POGO-DB - Based on computationally intensive whole-genome BLASTs, POGO-DB provides several metrics on pairwise genome: (a) Average Amino Acid Identity of all bi-directional best blast hits that covered at least 70% of the sequence and had 30% sequence identity; (b) Genomic Fluidity that estimates the similarity in gene content between two genomes; (c) Number of orthologs shared between two genomes (as defined by two criteria); (d) Pairwise identity of the most similar 16S rRNA genes; (e) Pairwise identity of 73 additional globally-conserved marker genes (which were determined by us to exist in at least 90% of all the genomes).
(Reference: Lan Y et al. 2014. Nucl.

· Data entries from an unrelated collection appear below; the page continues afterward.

+__device__ __forceinline__ void heads_x3_store_f32(const ConvX3Stage& st, float* xs, int kc0, int tid) {
+#pragma unroll
+    for (int j = 0; j < ConvX3Stage::NV; ++j) {
+        const int i = tid + j * 512, r = i / (ConvX3::KC / 8), v = i - r * (ConvX3::KC / 8);
+        float* p = xs + r * HeadsX3::XP + kc0 + v * 8;
+        *reinterpret_cast<f32x4*>(p) = f32x4{st.pre[j][0], st.pre[j][1], st.pre[j][2], st.pre[j][3]};
+        *reinterpret_cast<f32x4*>(p + 4) = f32x4{st.pre[j][4], st.pre[j][5], st.pre[j][6], st.pre[j][7]};
+    }
+}
+
+__device__ __forceinline__ void heads_x3_fc1(const ValueHeadArgs& v, const float* s_flat, float* s_part, int kq0, int kq1, int lane) {
+    constexpr int RB = HeadsX3::RB, NBUF = HeadsX3::NBUF;
+    const int nq = kSquares * v.cv / 8, nrow = (kq1 - kq0) * nq;
+    for (int j4 = lane; 4 * j4 < v.fc; j4 += 64) {
+        const float* wt = v.w1t + size_t(kq0) * nq * v.fc + 4 * j4;
+        const float* fl = s_flat + kq0 * nq;
+        f32x4 w[NBUF][RB];
+        auto request = [&](int u, int row) {
+#pragma unroll
+            for (int j = 0; j < RB; ++j) w[u][j] = *reinterpret_cast<const f32x4*>(wt + size_t(row + j) * v.fc);
+        };
+#pragma unroll
+        for (int u = 0; u < NBUF; ++u) request(u, u * RB);
+        f32x4 h = {0.f, 0.f, 0.f, 0.f};
+        int kq = kq0;
+#pragma unroll 1
+        for (int i = 0; i < nrow; i += NBUF * RB) {
+#pragma unroll
+            for (int u = 0; u < NBUF; ++u) {
+#pragma unroll
+                for (int q = 0; q < RB / 4; ++q) {
+                    const f32x4 f = *reinterpret_cast<const f32x4*>(fl + i + u * RB + 4 * q);
+#pragma unroll
+                    for (int e = 0; e < 4; ++e) {
+                        float h0 = h[0], h1 = h[1], h2 = h[2], h3 = h[3];
+                        const float w0 = w[u][4 * q + e][0], w1 = w[u][4 * q + e][1], w2 = w[u][4 * q + e][2], w3 = w[u][4 * q + e][3], fe = f[e];
+                        asm volatile("v_fmac_f32 %0, %4, %8\n\tv_fmac_f32 %1, %5, %8\n\tv_fmac_f32 %2, %6, %8\n\tv_fmac_f32 %3, %7, %8"
+                                     : "+v"(h0), "+v"(h1), "+v"(h2), "+v"(h3) : "v"(w0), "v"(w1), "v"(w2), "v"(w3), "v"(fe));
+                        h = f32x4{h0, h1, h2, h3};
+                    }
+                }
+                if (i + (NBUF + u) * RB < nrow) request(u, i + (NBUF + u) * RB);
+            }
+            if ((i + NBUF * RB) % nq == 0) {
+                *reinterpret_cast<f32x4*>(s_part + kq * v.fc + 4 * j4) = h;
+                h = f32x4{0.f, 0.f, 0.f, 0.f};
+                ++kq;
+            }
+        }
+    }
+}
+}
+
+__global__ __launch_bounds__(512) void heads_x3_kernel(const HeadsSmallArgs args) {
+    extern __shared__ __attribute__((aligned(16))) char smem[];
+    const ConvArgs& a = args.conv;
+    const ValueHeadArgs& vh = args.vh;
+    constexpr int KC = ConvX3::KC, ROWP = ConvX3::ROWP, NW = 8, C = HeadsX3::C, XP = HeadsX3::XP;
+    const int b = blockIdx.y;
+    const int tid = threadIdx.x;
+    const int wave = __builtin_amdgcn_readfirstlane(tid >> 6), lane = tid & 63;
+    const int l15 = lane & 15, lg = lane >> 4;
+    const float* xb = reinterpret_cast<const float*>(a.x) + size_t(b) * kSquares * C;
+    constexpr int nslab_ci = C >> 5, nslab = 9 * nslab_ci;
+    float* xs = reinterpret_cast<float*>(smem + HeadsX3::xs_off);
+    float* ws = xs + kSquares * XP;
+    float* s_flat = ws + vh.cv * C;
+    float* s_red = s_flat + kSquares * vh.cv;
+    {
+        const half8 *wph[2], *wpl[2];
+#pragma unroll
+        for (int m = 0; m < 2; ++m) {
+            wph[m] = reinterpret_cast<const half8*>(a.pre_wpk) + size_t(wave * 2 + m) * nslab * 64 + lane;
+            wpl[m] = reinterpret_cast<const half8*>(a.pre_wpk_lo) + size_t(wave * 2 + m) * nslab * 64 + lane;
+        }
+        f32x4 acc[2][4];
+#pragma unroll
+        for (int m = 0; m < 2; ++m)
+#pragma unroll
+            for (int t = 0; t < 4; ++t) acc[m][t] = f32x4{0.f, 0.f, 0.f, 0.f};
+        for (int i = tid; i < 4 * ROWP; i += 512) {
+            const int tile = i / ROWP, c = i - tile * ROWP;
+            (tile & 1 ? ConvX3::xl_of(smem, tile >> 1) : ConvX3::xh_of(smem, tile >> 1))[64 * ROWP + c] = half_t(0.f);
+        }
+        const int nwc = vh.cv * C;
+        f32x4 wv[2];
+#pragma unroll
+        for (int u = 0; u < 2; ++u)
+            if (tid * 4 + u * 2048 < nwc) wv[u] = *reinterpret_cast<const f32x4*>(vh.wconv + tid * 4 + u * 2048);
+        ConvX3Stage stage;
+        stage.request(xb, C, 0, tid);
+        stage.split_store(ConvX3::xh_of(smem, 0), ConvX3::xl_of(smem, 0), tid);
+        heads_x3_store_f32(stage, xs, 0, tid);
+#pragma unroll
+        for (int u = 0; u < 2; ++u)
+            if (tid * 4 + u * 2048 < nwc) *reinterpret_cast<f32x4*>(ws + tid * 4 + u * 2048) = wv[u];
+#pragma unroll 1
+        for (int pass = 0; pass < 2; ++pass) {
+            const int kc0 = pass * KC;
+            ConvX3Window<2> W;
+            conv_x3_prime<2>(W, wph, wpl, kc0, nslab_ci);
+            __syncthreads();
+            if (pass == 0) stage.request(xb, C, KC, tid);
+            conv_x3_pass<2>(W, ConvX3::xh_of(smem, pass), ConvX3::xl_of(smem, pass), wph, wpl, kc0, nslab_ci, l15, lg, acc);
+            if (pass == 0) {
+                stage.split_store(ConvX3::xh_of(smem, 1), ConvX3::xl_of(smem, 1), tid);
+                heads_x3_store_f32(stage, xs, KC, tid);
+            }
+        }
+        __syncthreads();
+#pragma unroll
+        for (int m = 0; m < 2; ++m) {
+            const int c0 = (wave * 2 + m) * 16 + lg * 4;
+            const f32x4 bs = *reinterpret_cast<const f32x4*>(a.pre_bias + c0);
+            half_t* xh = ConvX3::xh_of(smem, c0 >> 7);
+            half_t* xl = ConvX3::xl_of(smem, c0 >> 7);
+#pragma unroll
+            for (int t = 0; t < 4; ++t) {
+                const int sq = t * 16 + l15;
+                float v[4];
+#pragma unroll
+                for (int r = 0; r < 4; ++r) v[r] = fmaxf(fmaf(acc[m][t][r], 1.f, bs[r]), 0.f);
+                half4 h, l;
+                split4(v, h, l);
+                *reinterpret_cast<half4*>(xh + sq * ROWP + (c0 & 127)) = h;
+                *reinterpret_cast<half4*>(xl + sq * ROWP + (c0 & 127)) = l;
+            }
+        }
+    }
+    {
+        const int sq = tid & 63;
+        float acc[2] = {0.f, 0.f};
+        const float* xr = xs + sq * XP;
+        for (int c = 0; c < C; c += 4) {
+            const f32x4 xv = *reinterpret_cast<const f32x4*>(xr + c);
+#pragma unroll
+            for (int k = 0; k < 2; ++k) {
+                const int co = wave + NW * k;
+                if (co < vh.cv) {
+                    const f32x4 wv = *reinterpret_cast<const f32x4*>(ws + co * C + c);
+                    acc[k] = fmaf(wv[0], xv[0], acc[k]);
+                    acc[k] = fmaf(wv[1], xv[1], acc[k]);
+                    acc[k] = fmaf(wv[2], xv[2], acc[k]);
+                    acc[k] = fmaf(wv[3], xv[3], acc[k]);
+                }
+            }
+        }
+#pragma unroll
+        for (int k = 0; k < 2; ++k) {
+            const int co = wave + NW * k;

Acids Res. 42(D1): D625-D632).


VICTOR

VICTOR (Virus Classification and Tree Building Online Resource; Leibniz-Institut DSMZ-Deutsche Sammlung von Mikroorganismen und Zellkulturen GmbH). This web service compares bacterial and archaeal viruses ("phages") using their genome or proteome sequences. The results include phylogenomic trees inferred using the Genome-BLAST Distance Phylogeny method (GBDP), with branch support, as well as suggestions for the classification at the species, genus and family level. (The service can be applied to other kinds of viruses, too, but has not yet been tested in this respect.) Upload your FASTA files, GenBank files and/or GenBank accession IDs.
(Reference: JP Meier-Kolthoff & M Göker. 2017. Bioinformatics 33(21): 3396-3404).


VIRFAM

VIRFAM is dedicated to the recognition of head-neck-tail modules and of recombinase genes in phage genomes. You can use this server to search for remote homologs of specific protein families within protein sequences of bacteriophages. Input: protein sequences you're your phage; output includesd a phylogenetic tree with the placement of your virus.
(Reference: Lopes A et al. Nucleic Acids Res. (2010) 38(12): 3952-62).


VipTree

VipTree - generates a "proteomic tree" of viral genome sequences based on genome-wide sequence similarities computed by tBLASTx. The original proteomic tree concept (i.e., "the Phage Proteomic Tree") was developed by Rohwer and Edwards, 2002. A proteomic tree is a dendrogram that reveals global genomic similarity relationships between tens, hundreds, and thousands of viruses. It has been shown that viral groups identified in a proteomic tree well correspond to established viral taxonomies.
(Reference: Nishimura Y et al. (2017) Bioinformatics 33: 2379-2380).


MiGA

MiGA (Microbial Genomes Atlas) - a webserver that allows the classification of an unknown query genomic sequence, complete or partial, against all taxonomically classified taxa with available genome sequences, as well as comparisons to other related genomes including uncultivated ones, based on the genome-aggregate Average Nucleotide and Amino Acid Identity (ANI/AAI) concepts.
(Reference: Rodriguez-R et al (2018) Nucleic Acids Research 46(W1): W282-W288).